Review Collector Health

Another useful tool in LogicMonitor to understand Collector behavior is the Collector Status. This can be accessed by going to the Collector in your LogicMonitor Portal, clicking the Manage icon and then the Support drop down. 

The Collector Status Option when managing a collector can help troubleshoot collector issues.

Collector Status is a great place to check on Collector health. It can indicate potentially problematic load issues and LogicModules with abnormally high numbers of failed polls. 

The top of the Collector Status gives a quick overview of the status of the varying metrics that make it up. Warning and Error status items should be investigated further.
The various metrics that make up Collector Status can indicate potential load related problems before they become a problem. These change color to indicate potential problems and contain helpful messages.

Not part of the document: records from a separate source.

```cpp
template <int C, int KH, int KW>
struct Im2Col32 {
// ... 137 lines not shown
    std::vector<char> dp16_valid;
    std::vector<char> xp16_valid;
    void invalidate_xp16() { std::fill(xp16_valid.begin(), xp16_valid.end(), 0); }
    bool fuse_dp16 = true;
    std::vector<char> xc32_valid;
    bool fc_sgd_layer(int i) const {
        static const bool off = getenv("NITI_FC_SGD") && atoi(getenv("NITI_FC_SGD")) == 0;
        const ConvGeom& g = L[i].g;
        return in_step && !off && !dp() && !tuning && conv_wgrad_fc_sgd_ok(g) &&
               !(head_layer(i) && g.c_out <= 32 && g.cip % 32 == 0) && wgrad_p16_splits(i) == 0;
    }
    bool defer_combine() const {
        static const bool off = getenv("NITI_DIAG_SGD_COMBINE") && atoi(getenv("NITI_DIAG_SGD_COMBINE")) == 0;
        return in_step && !off && !dp() && !capturing && !tuning;
    }
    int32_t* rc_acc = nullptr;
    size_t rc_acc_size = 0;
    int8_t* gspec_alt = nullptr;
    size_t gspec_alt_bytes = 0;
    bool conv0_ranged = false;
    static bool input_fused_ok(int c_in, int k, int pad) { return input_im2col_ok(c_in, k, k) && 2 * pad < k; }
    static bool input_fused(const Layer& f) {
        const ConvGeom& o = f.og;
        return f.col && o.kh == o.kw && o.pt == o.pl && input_fused_ok(o.c_in, o.kh, o.pt) && o.sh == 1 && o.sw == 1;
    }
    bool rowconv_layer(int i) const { return use_rowconv && L[i].rc; }
    std::vector<char> dyc32_valid;
    std::vector<char> dy16_valid;
    bool rowconv_dgrad_layer(int i) const { return use_rowconv && L[i].rcd; }
    bool pool_code_layer(int i) const {
// ... 802 lines not shown
        unsigned long long* sp;
        probe_launch(i, 2, &eb, &ee, &sp);
        const bool defer = defer_combine() && s > 1 && l.slab16 != nullptr &&
                           conv_wgrad_p16_workspace(g, s) <= l.slab16_bytes;
        l.defer = SgdJob{};
        DTRY(conv_wgrad_p16(g, xp16[i], dp16[i], l.dwacc, dp ? nullptr : rng(i, 2), defer ? l.slab16 : slab_w,
                            defer ? l.slab16_bytes : slab_w_bytes, s, st, eb, ee, sp, defer ? &l.defer : nullptr));
        return NITI_NO_ERROR;
    }
    if (capturing)
        probe(i, 2, true, st);
    else
        arm_kernel_events(i, 2);
    arm_span(i, 2);
    const bool defer = defer_combine() && ensure_wslab(i);
    l.defer = SgdJob{};
    DTRY(conv_wgrad_acc(g, l.in, l.dy, l.dwacc, dp ? nullptr : rng(i, 2), defer ? l.wslab : slab_w,
                        defer ? l.wslab_bytes : slab_w_bytes, st, capturing ? probe_end_event(i, 2) : nullptr,
                        defer ? &l.defer : nullptr));
    return NITI_NO_ERROR;
}

int Model::dgrad_layer(int i, hipStream_t st) {
    const int n = batch;
    const bool dp = this->dp();
    Layer& l = L[i];
    const ConvGeom& g = l.g;
    Layer& pv = L[i - 1];
    probe(i, 1, true, st);
    if (head_dgrad_ok(i)) {
        RowConvOut o;
        o.dgrad_slot = 1;
        int8_t* next = rowconv_dgrad_layer(i - 1) && !rowconv_nhwc_pref(pv.dg) ? pv.dyc32 : nullptr;
        if (pv.pool) {
// ... 835 lines not shown
```

mandheling-dsp-training_amd/csrc/niti_resnet_model.hip:

```cpp
#include <string.h>

#include <algorithm>
#include <set>

#include "../../include/niti_hip.h"
#include "niti_map.hpp"
#include "niti_resnet_model.hpp"

namespace niti {

static ConvGeom make_geom(int n, int ci, int h, int co, int k, int s, int p) {
    ConvGeom g{};
    g.n = n;
    g.c_in = ci;
    g.h = g.w = h;
    g.c_out = co;
    g.kh = g.kw = k;
    g.sh = g.sw = s;
    g.pt = g.pl = g.pb = g.pr = p;
    g.dh = g.dw = 1;
    g.finalize();
    return g;
}

// ... 344 lines not shown
        DTRY(conv_dgrad_spec(g, c.dy, c.wT, rng(i, 1), o, slot, 1, st, alt));
    } else {
        const int8_t* subw = subpix_on() ? c.subw : nullptr;
        DTRY(conv_dgrad_phase1(g, c.dy, c.wT, acc, rng(i, 1), slab, slab_bytes, st, subw));
        if (dp && exact) DTRY(coll->allreduce(rng(i, 1), MAX_WORDS, COLL_MAX_U32, st));
        DTRY(conv_dgrad_phase2(g, c.dy, c.wT, acc, rng(i, 1), o, slab_bytes, st, subw));
    }
    probe(i, 1, false, st);
    return NITI_NO_ERROR;
}

int ResNetModel::wgrad_conv(int i, hipStream_t st) {
    RConv& c = C[i];
    probe(i, 2, true, st);
    const bool defer = in_step && !dp() && !capturing && !tuning && ensure_wslab(i);
    c.defer = SgdJob{};
    DTRY(conv_wgrad_acc(c.g, c.in, c.dy, c.dwacc, dp() ? nullptr : rng(i, 2), defer ? c.wslab : slab_w,
                        defer ? c.wslab_bytes : slab_w_bytes, st, nullptr, defer ? &c.defer : nullptr));
    probe(i, 2, false, st);
    return NITI_NO_ERROR;
}

bool ResNetModel::ensure_wslab(int i) {
    const RConv& c = C[i];
    const PlanChoice p = conv_plan_query(PLAN_WGRAD, c.g, false, slab_w_bytes);
    if (p.strat != 2 || p.splits < 2 || p.bm == PLAN_P16_TILE) return false;
    return c.wslab_bytes >= conv_wgrad_slab_bytes(c.g, p);
}

int ResNetModel::size_wslabs() {
    if (wslab_epoch == plan_override_epoch()) return NITI_NO_ERROR;
    bool synced = false;
    for (RConv& c : C) {
// ... 538 lines not shown
```

mandheling-dsp-training_amd/csrc/niti_rowconv.hip:

```cpp
#include <hip/hip_runtime.h>

#include <stdlib.h>

#include <algorithm>
#include <map>
#include <mutex>

#include "niti_device.hpp"
#include "niti_gridbar.hpp"
#include "niti_kernels.hpp"
#include "niti_map.hpp"

#ifndef RC_EXP
#define RC_EXP 0
#endif
namespace niti {

__device__ __forceinline__ int bitwidth_rc(uint32_t m) { return m <= 1u ? 0 : 32 - __clz((int)(m - 1u)); }
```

Collector Status is not intended to be a complete view of Collector performance, but it is an excellent tool to quickly and efficiently identify the sources of unexplained issues. Highlighted issues can point you to areas of concern and help determine if your current Collector configuration is well suited to the monitoring load it is expected to handle. 

Also accessible from the Support menu for a Collector are Collector Events. This list tracks Collector restarts and can surface certain types of errors a Collector may encounter as reported by Watchdog. This is especially useful when looking for a Collector that goes down more than once or has a recurring behavior you’re looking into. Collector Events is great for finding patterns and can aid in understanding the daily behavior of a Collector. 

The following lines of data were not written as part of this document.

# ESandML/SSL4GIE

Measured on AMD Instinct MI355X. Metric: images/sec/GPU (fwd+bwd) ViT-B 224² bs=256 at 1/2/4/8 MI355X; % MFMA peak, higher is better.
Workload: dtype bf16; 1 GPU; ViT-B MAE pretrain (mae_vit_base_patch16, norm_pix_loss, mask 0.75) fwd+bwd+grad-allreduce+AdamW, 224x224 synthetic N(0,1) images resident in HBM; batch_per_gpu=256, global_batch=256, parallelism=dp1, optimizer=AdamW(0.9,0.95) wd 0.05 (ssl4gie_amd.optim.ArenaAdamW)

## Files before the change

### include/ssl4gie_hip.h

```cpp
#ifndef SSL4GIE_HIP_H
#define SSL4GIE_HIP_H
#include <stddef.h>
#include <stdint.h>
#ifdef __cplusplus
extern "C" {
#endif

#define SSL4GIE_F32 0
#define SSL4GIE_BF16 1
#define SSL4GIE_EARG 1000
#define SSL4GIE_EPEER 1001

int ssl4gie_abi_version(void);

int ssl4gie_layernorm_fwd(const float* x, const float* gamma, const float* beta, void* y,
                          int y_dtype, float* mean, float* rstd, int rows, int cols, float eps,
                          void* stream);
size_t ssl4gie_layernorm_bwd_workspace_bytes(int rows, int cols);
int ssl4gie_layernorm_bwd(const void* dy, int dy_dtype, const float* x, const float* gamma,
                          const float* mean, const float* rstd, const float* dres, float* dx,
                          void* dx_lp, int lp_dtype, float* dgamma, float* dbeta, int accumulate,
                          float* workspace, int rows, int cols, void* stream);

size_t ssl4gie_colsum_workspace_bytes(int rows, int cols);
// ... 246 lines not shown
int ssl4gie_maxpool3x3s2_fwd(const void* x, void* y, unsigned char* arg, int dtype, int B, int H,
                             int W, int C, void* stream);
int ssl4gie_maxpool3x3s2_bwd(const void* dy, const unsigned char* arg, void* dx, int dtype, int B,
                             int H, int W, int C, void* stream);
int ssl4gie_bn_maxpool3x3s2_fwd(const void* x, const float* coef, int relu, void* y, unsigned char* arg,
                                int dtype, int B, int H, int W, int C, void* stream);
int ssl4gie_avgpool_fwd(const void* x, float* y, int dtype, int B, int HW, int C, void* stream);
int ssl4gie_avgpool_bwd(const float* dy, void* dx, int dtype, int B, int HW, int C, void* stream);

int ssl4gie_adamw_arena(float* p, const float* g, float* m, float* v, const long long* seg_start,
                        const float* seg_lr, const float* seg_wd, int S, float beta1, float beta2,
                        float eps, int step, long long n, void* stream);
int ssl4gie_adamw_arena_lp(float* p, const float* g, float* m, float* v, const long long* seg_start,
                           const float* seg_lr, const float* seg_wd, int S, float beta1, float beta2,
                           float eps, int step, long long n, void* lp_bf16, void* stream);
int ssl4gie_adamw_arena_range(float* p, const float* g, float* m, float* v, const long long* seg_start,
                              const float* seg_lr, const float* seg_wd, int S, float beta1, float beta2,
                              float eps, int step, long long lo, long long hi, void* lp_bf16,
                              void* stream);
size_t ssl4gie_grad_norm_workspace_bytes(void);
int ssl4gie_grad_norm_arena(const float* g, const long long* seg_start, const float* seg_mask, int S,
                            float inv_scale, float max_norm, void* workspace, float* ctl, long long n,
                            void* stream);
int ssl4gie_grad_scale_arena(float* g, const long long* seg_start, const float* seg_mask, int S,
                             const float* ctl, long long n, void* stream);
int ssl4gie_adamw_arena_range_ctl(float* p, const float* g, float* m, float* v, const long long* seg_start,
                                  const float* seg_lr, const float* seg_wd, int S, float beta1, float beta2,
                                  float eps, int* applied, long long lo, long long hi, void* lp_bf16,
                                  const float* ctl, int skip_nonfinite, int advance, void* stream);
size_t ssl4gie_lars_workspace_bytes(int S);
// ... 157 lines not shown
```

Collector Events for a healthy Collector showing it’s daily restart and credential rotation.

Setting Up Resilient Monitoring

This is also a great time to consider your current Collector failover configuration. While a backup collector is a great choice, you may also want to consider Auto-Balanced Collector Groups. An Auto-Balanced Collector Group allows load balancing between a group of Collectors and even better fault tolerance, should one of the Collectors in the group go down. You can read more about Auto-Balanced Collector Groups here

You should now have a much better understanding of the LogicMonitor Collector, how it works, and how to maintain it within your environment. You also got to see some of the tools available in your LogicMonitor environment that can be used to help understand Collector performance. Use this knowledge to configure your Collectors with redundancy to ensure continuous data collection. Collector down alerts can often be resolved in just a few minutes with the steps discussed. Go forth, and monitor with confidence!

A Brief Summary of the Steps Above

Below is a handy list of what to do if a Collector goes down. It summarized the steps discussed above. Feel free to use this as a reference if you encounter a down Collector. 

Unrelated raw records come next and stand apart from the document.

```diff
@@ -1241,19 +1392,20 @@
 };
 
 static int levelA_ctas_per_sm() { return 2; }
-template <int NW>
+template <int NW, bool PLANNED>
 static size_t levelA_batch_smem(uint32_t PA, uint32_t *cap) {
-    static_assert(kLevelAMaxParts <= (1 << kABatchPartBits), "a batch tag holds the partition");
+    static_assert(kLevelAMaxParts <= (1 << kABatchPartBits) && kLevelAMaxParts <= 0xffff, "a batch tag holds the partition");
     int dev = 0, per_sm = 0, per_cta = 0, reserved = 0;
     SG_CUDA(cudaGetDevice(&dev));
     SG_CUDA(cudaDeviceGetAttribute(&per_sm, cudaDevAttrMaxSharedMemoryPerMultiprocessor, dev));
     SG_CUDA(cudaDeviceGetAttribute(&per_cta, cudaDevAttrMaxSharedMemoryPerBlockOptin, dev));
     SG_CUDA(cudaDeviceGetAttribute(&reserved, cudaDevAttrReservedSharedMemoryPerBlock, dev));
-    const size_t rec = ABatch<NW>::rec_bytes(), fixed = abatch_offset(PA), kStatic = 128;
+    const size_t rec = abatch_rec_bytes<NW, PLANNED>(), fixed = abatch_offset(PA), kStatic = 128;
     size_t room = (size_t)per_sm / levelA_ctas_per_sm() - (size_t)reserved - kStatic;
     if (room < fixed + kABatchMin * rec) room = (size_t)per_cta - kStatic;
     SG_CHECK(room >= fixed + kABatchMin * rec, 6, "internal: level-A batch does not fit shared memory");
     *cap = (uint32_t)std::min<size_t>((room - fixed) / rec, 32768) & ~31u;
+    SG_CHECK(!PLANNED || *cap / kRollWarps >= 32 * 2, 6, "internal: level-A warp share below one window step");
     return fixed + (size_t)*cap * rec;
 }
 static int levelA_key_bits(uint64_t est_records, int B, int total_bits, uint32_t target, uint32_t pa_max) {
@@ -1355,16 +1507,16 @@
         LevelA pa_sub = pa;
         pa_sub.PA = q_hi - q_lo;
         uint32_t cap = 0;
-        const size_t smem = levelA_batch_smem<NW>(pa_sub.PA, &cap);
-        if (job.use_ids) SG_CUDA(cudaFuncSetAttribute(levelA_scatter_roll_k<NW, Src, BOTH, true>, cudaFuncAttributeMaxDynamicSharedMemorySize, (int)smem));
-        else SG_CUDA(cudaFuncSetAttribute(levelA_scatter_roll_k<NW, Src, BOTH, false>, cudaFuncAttributeMaxDynamicSharedMemorySize, (int)smem));
+        const size_t smem = job.use_ids ? levelA_batch_smem<NW, true>(pa_sub.PA, &cap) : levelA_batch_smem<NW, false>(pa_sub.PA, &cap);
+        if (job.use_ids) SG_CUDA(cudaFuncSetAttribute(levelA_scatter_plan_k<NW, Src, BOTH>, cudaFuncAttributeMaxDynamicSharedMemorySize, (int)smem));
+        else SG_CUDA(cudaFuncSetAttribute(levelA_scatter_roll_k<NW, Src, BOTH>, cudaFuncAttributeMaxDynamicSharedMemorySize, (int)smem));
         for (size_t si = 0; si < job.srcs.size(); ++si) {
             const Src &src = job.srcs[si];
             if (src.n == 0) continue;
             if (job.use_ids)
-                levelA_scatter_roll_k<NW, Src, BOTH, true><<<G, kRollThreads, smem, st>>>(src, pa_sub, base.p, X, job.tile_off[si].p, job.ids[si].p, p_lo + q_lo, PA, q_lo, (uint64_t)job.ids[si].n, cap);
+                levelA_scatter_plan_k<NW, Src, BOTH><<<G, kRollThreads, smem, st>>>(src, pa_sub, base.p, X, job.tile_off[si].p, job.ids[si].p, p_lo + q_lo, PA, q_lo, (uint64_t)job.ids[si].n, cap);
             else
-                levelA_scatter_roll_k<NW, Src, BOTH, false><<<G, kRollThreads, smem, st>>>(src, pa, base.p, X, nullptr, nullptr, 0u, PA, 0u, 0ull, cap);
+                levelA_scatter_roll_k<NW, Src, BOTH><<<G, kRollThreads, smem, st>>>(src, pa, base.p, X, PA, cap);
             ctx->launches++; ctx->times.level_a_scatters++;
         }
     }
```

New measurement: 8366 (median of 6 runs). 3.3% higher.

  1. Ensure the Collector and Watchdog Services are both running. 
  2. Check that the Collector host can communicate with LogicMonitor servers over Port 443 via HTTPS/TLS. This means checking both internet connectivity and that your whitelist is up to date. 
  3. Make sure the credentials for the Collector and Watchdog services have sufficient, supported permissions.
  4. Make sure AntiVirus software isn’t preventing the Collector services from functioning. 
  5. Review Collector Status and Collector Events.
  6. Be sure to set up a backup Collector or an Auto-Balanced Collector Group to ensure monitoring can be maintained if a Collector does go down.